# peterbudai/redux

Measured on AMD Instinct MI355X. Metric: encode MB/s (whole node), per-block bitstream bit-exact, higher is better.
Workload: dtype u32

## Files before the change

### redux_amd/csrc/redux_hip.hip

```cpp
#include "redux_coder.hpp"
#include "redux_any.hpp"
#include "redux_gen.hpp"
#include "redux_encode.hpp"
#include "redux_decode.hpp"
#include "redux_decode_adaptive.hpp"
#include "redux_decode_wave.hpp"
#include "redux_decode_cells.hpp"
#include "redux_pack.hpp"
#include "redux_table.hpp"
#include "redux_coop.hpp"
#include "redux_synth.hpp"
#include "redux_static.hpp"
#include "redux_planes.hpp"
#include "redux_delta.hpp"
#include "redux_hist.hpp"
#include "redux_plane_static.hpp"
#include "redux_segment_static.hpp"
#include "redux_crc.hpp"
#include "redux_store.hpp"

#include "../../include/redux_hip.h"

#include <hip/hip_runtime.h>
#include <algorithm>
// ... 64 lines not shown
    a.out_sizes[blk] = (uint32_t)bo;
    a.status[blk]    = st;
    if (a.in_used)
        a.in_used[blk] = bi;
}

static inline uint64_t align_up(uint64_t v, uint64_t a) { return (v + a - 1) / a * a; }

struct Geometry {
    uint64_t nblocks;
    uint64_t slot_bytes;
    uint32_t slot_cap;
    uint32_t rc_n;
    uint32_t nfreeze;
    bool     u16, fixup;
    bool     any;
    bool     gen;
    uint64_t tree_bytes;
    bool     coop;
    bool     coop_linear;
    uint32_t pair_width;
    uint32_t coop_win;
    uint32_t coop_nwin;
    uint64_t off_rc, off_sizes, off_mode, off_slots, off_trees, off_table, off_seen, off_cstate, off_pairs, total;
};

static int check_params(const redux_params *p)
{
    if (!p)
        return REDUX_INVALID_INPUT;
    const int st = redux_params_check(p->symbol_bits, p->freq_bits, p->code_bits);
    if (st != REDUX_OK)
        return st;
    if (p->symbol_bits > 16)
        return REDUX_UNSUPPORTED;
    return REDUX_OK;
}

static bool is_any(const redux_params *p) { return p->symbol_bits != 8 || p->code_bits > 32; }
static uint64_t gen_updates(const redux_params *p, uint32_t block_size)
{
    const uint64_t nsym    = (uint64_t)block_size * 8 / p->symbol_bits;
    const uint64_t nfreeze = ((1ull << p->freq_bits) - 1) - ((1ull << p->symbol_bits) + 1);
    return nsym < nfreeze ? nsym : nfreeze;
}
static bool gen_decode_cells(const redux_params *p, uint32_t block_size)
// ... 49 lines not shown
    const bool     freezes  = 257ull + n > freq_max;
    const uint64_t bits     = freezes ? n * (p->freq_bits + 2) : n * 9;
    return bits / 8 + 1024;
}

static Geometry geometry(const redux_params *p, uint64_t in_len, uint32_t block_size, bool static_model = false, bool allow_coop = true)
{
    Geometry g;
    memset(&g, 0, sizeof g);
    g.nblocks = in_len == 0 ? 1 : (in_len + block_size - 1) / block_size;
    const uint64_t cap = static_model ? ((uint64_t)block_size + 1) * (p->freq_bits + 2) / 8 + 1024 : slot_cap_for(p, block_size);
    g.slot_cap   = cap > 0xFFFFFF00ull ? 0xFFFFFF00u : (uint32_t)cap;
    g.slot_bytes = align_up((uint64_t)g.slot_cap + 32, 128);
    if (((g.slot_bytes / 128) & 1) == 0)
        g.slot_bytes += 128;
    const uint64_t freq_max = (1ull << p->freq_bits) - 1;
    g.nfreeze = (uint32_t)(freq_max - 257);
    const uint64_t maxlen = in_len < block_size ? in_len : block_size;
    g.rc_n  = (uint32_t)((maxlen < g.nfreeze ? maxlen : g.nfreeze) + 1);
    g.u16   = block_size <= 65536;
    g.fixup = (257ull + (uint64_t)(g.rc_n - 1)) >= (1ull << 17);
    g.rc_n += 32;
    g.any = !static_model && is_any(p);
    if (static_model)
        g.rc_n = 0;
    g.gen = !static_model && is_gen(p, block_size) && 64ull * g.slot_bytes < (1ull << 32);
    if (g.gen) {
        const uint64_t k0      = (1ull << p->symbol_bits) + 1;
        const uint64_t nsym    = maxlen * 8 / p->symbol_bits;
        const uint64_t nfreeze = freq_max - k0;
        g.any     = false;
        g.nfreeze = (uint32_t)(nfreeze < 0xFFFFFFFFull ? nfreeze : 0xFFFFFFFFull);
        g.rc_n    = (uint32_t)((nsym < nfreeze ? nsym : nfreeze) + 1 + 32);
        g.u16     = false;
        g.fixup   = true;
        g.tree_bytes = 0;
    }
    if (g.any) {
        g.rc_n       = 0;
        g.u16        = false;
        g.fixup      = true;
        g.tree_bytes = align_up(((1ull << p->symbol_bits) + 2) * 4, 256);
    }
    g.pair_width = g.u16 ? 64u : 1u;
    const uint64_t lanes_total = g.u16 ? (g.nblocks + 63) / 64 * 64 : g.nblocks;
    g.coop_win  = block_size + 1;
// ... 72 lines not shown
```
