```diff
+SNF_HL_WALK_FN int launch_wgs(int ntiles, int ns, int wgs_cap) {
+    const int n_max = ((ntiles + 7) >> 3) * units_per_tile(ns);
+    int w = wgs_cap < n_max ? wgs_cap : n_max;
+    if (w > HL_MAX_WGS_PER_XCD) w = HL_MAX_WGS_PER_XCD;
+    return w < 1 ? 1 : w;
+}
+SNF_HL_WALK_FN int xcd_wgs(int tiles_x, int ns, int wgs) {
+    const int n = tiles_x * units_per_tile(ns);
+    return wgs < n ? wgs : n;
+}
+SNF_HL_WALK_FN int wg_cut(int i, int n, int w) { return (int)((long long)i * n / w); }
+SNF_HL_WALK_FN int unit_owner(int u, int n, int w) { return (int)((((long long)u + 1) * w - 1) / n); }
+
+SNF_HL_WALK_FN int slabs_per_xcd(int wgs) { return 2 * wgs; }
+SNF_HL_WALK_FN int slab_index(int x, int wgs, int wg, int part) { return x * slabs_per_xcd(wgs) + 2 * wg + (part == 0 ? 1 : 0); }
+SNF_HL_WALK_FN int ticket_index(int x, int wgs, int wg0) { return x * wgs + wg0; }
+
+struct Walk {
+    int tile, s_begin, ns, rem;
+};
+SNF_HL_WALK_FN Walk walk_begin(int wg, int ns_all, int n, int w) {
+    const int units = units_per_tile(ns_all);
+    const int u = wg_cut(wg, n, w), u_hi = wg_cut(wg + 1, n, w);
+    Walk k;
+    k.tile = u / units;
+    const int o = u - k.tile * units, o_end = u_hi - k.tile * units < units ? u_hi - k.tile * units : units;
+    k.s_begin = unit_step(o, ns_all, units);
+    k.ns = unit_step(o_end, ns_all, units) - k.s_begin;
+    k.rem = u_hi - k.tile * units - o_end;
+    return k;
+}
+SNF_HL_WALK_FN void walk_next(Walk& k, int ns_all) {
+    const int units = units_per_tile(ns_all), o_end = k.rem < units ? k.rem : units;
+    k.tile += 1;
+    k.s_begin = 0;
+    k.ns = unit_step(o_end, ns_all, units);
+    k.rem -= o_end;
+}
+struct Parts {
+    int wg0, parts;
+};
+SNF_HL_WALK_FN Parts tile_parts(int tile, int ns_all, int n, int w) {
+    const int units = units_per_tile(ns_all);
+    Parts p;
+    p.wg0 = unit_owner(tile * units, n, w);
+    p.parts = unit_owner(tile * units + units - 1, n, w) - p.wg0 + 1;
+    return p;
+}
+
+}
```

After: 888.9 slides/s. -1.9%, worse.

·····

* **TASK BRIEF**:
Filter the data above, keeping only lines that include the string "Geometry".

* **ANSWER FOR THE TASK**:
struct Geometry {
static Geometry geometry(const redux_params *p, uint64_t in_len, uint32_t block_size, bool static_model = false, bool allow_coop = true)
    Geometry g;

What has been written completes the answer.